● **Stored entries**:

----

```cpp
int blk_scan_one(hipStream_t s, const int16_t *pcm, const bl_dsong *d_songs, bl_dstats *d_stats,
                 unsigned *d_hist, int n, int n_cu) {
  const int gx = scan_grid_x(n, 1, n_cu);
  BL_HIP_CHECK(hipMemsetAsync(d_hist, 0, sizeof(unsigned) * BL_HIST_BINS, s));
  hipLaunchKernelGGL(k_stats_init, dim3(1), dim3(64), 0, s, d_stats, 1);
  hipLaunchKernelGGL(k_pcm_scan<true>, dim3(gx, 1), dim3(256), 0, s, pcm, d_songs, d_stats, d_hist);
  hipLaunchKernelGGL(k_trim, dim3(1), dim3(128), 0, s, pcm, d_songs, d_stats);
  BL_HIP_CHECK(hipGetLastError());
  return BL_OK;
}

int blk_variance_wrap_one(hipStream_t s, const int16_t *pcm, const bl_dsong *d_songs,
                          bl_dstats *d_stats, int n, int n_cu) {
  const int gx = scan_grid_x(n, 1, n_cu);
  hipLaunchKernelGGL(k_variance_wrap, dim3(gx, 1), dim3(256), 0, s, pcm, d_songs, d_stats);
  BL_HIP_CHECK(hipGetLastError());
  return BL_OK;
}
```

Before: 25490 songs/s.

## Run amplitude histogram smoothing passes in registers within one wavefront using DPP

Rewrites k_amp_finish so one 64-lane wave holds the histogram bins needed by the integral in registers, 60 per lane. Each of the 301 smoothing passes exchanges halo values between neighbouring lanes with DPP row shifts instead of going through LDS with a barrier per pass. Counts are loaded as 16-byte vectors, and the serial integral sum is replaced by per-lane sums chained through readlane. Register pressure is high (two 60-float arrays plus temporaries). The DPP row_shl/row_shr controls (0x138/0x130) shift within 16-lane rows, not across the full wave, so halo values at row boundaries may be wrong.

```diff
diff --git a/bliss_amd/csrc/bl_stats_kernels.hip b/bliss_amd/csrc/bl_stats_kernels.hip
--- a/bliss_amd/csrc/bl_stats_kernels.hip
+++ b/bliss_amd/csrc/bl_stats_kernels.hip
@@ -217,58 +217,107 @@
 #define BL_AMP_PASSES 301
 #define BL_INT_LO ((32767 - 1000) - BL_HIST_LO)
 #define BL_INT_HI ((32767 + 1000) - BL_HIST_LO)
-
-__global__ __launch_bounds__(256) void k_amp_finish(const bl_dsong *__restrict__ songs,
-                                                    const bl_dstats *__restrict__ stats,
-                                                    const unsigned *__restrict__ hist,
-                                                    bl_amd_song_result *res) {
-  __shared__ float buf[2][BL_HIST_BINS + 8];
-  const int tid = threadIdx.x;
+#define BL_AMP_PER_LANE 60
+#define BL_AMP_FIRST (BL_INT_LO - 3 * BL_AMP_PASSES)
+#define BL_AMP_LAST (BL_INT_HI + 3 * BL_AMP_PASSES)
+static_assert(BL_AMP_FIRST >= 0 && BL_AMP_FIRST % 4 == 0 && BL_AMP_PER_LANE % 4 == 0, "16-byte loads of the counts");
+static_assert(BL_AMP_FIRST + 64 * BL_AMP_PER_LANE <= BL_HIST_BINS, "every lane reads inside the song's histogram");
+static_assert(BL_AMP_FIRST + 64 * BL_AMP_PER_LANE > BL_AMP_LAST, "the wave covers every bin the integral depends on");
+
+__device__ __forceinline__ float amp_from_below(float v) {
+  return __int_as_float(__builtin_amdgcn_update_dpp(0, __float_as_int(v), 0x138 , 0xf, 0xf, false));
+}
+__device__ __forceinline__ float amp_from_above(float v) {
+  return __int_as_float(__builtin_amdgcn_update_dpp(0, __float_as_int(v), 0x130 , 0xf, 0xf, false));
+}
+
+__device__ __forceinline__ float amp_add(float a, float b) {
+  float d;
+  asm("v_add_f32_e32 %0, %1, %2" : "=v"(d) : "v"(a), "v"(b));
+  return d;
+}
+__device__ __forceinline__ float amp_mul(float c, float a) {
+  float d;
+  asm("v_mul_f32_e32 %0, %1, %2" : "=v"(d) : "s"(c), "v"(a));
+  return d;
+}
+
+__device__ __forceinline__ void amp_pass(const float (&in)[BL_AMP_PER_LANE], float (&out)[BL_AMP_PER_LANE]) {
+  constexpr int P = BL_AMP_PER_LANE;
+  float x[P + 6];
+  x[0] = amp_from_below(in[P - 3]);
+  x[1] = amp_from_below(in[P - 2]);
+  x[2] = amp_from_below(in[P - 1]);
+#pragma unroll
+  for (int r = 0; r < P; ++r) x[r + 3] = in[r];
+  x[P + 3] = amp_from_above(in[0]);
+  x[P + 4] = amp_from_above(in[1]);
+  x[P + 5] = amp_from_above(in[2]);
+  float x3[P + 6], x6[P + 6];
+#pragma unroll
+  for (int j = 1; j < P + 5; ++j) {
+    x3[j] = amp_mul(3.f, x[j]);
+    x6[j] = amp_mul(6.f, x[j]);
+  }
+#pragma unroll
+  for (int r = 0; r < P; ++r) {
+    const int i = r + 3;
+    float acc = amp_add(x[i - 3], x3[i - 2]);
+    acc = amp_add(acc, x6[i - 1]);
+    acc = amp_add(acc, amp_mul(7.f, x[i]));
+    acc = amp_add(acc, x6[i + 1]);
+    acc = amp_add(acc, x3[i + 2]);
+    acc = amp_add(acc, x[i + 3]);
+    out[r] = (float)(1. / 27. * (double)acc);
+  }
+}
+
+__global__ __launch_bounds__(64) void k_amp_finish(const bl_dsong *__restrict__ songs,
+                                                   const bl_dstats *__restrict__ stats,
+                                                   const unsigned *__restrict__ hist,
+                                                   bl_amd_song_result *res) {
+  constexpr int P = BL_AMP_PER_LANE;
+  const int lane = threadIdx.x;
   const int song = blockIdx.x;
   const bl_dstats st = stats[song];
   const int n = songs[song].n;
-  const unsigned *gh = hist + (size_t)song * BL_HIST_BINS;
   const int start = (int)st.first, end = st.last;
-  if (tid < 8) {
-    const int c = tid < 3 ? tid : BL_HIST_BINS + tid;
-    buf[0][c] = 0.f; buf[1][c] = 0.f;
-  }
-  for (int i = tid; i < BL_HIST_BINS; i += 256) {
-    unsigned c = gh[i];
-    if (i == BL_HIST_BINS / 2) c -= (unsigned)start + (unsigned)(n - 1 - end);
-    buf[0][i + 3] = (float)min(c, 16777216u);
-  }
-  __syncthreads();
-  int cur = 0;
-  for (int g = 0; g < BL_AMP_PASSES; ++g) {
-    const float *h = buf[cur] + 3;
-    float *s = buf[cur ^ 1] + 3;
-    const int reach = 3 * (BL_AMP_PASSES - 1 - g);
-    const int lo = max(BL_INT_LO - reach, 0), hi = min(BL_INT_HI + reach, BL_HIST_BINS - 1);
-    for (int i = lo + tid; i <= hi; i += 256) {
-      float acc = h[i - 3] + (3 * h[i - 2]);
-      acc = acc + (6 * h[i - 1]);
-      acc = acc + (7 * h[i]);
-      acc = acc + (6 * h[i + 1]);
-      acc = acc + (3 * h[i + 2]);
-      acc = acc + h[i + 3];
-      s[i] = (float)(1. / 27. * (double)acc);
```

----

● **WORK INSTRUCTIONS**:
Give back the lines of the data exactly as they are written, from the first line through the line containing "## Run amplitude".

● **ANSWER AREA**:
```cpp
int blk_scan_one(hipStream_t s, const int16_t *pcm, const bl_dsong *d_songs, bl_dstats *d_stats,
                 unsigned *d_hist, int n, int n_cu) {
  const int gx = scan_grid_x(n, 1, n_cu);
  BL_HIP_CHECK(hipMemsetAsync(d_hist, 0, sizeof(unsigned) * BL_HIST_BINS, s));
  hipLaunchKernelGGL(k_stats_init, dim3(1), dim3(64), 0, s, d_stats, 1);
  hipLaunchKernelGGL(k_pcm_scan<true>, dim3(gx, 1), dim3(256), 0, s, pcm, d_songs, d_stats, d_hist);
  hipLaunchKernelGGL(k_trim, dim3(1), dim3(128), 0, s, pcm, d_songs, d_stats);
  BL_HIP_CHECK(hipGetLastError());
  return BL_OK;
}

int blk_variance_wrap_one(hipStream_t s, const int16_t *pcm, const bl_dsong *d_songs,
                          bl_dstats *d_stats, int n, int n_cu) {
  const int gx = scan_grid_x(n, 1, n_cu);
  hipLaunchKernelGGL(k_variance_wrap, dim3(gx, 1), dim3(256), 0, s, pcm, d_songs, d_stats);
  BL_HIP_CHECK(hipGetLastError());
  return BL_OK;
}
```

Before: 25490 songs/s.

## Run amplitude histogram smoothing passes in registers within one wavefront using DPP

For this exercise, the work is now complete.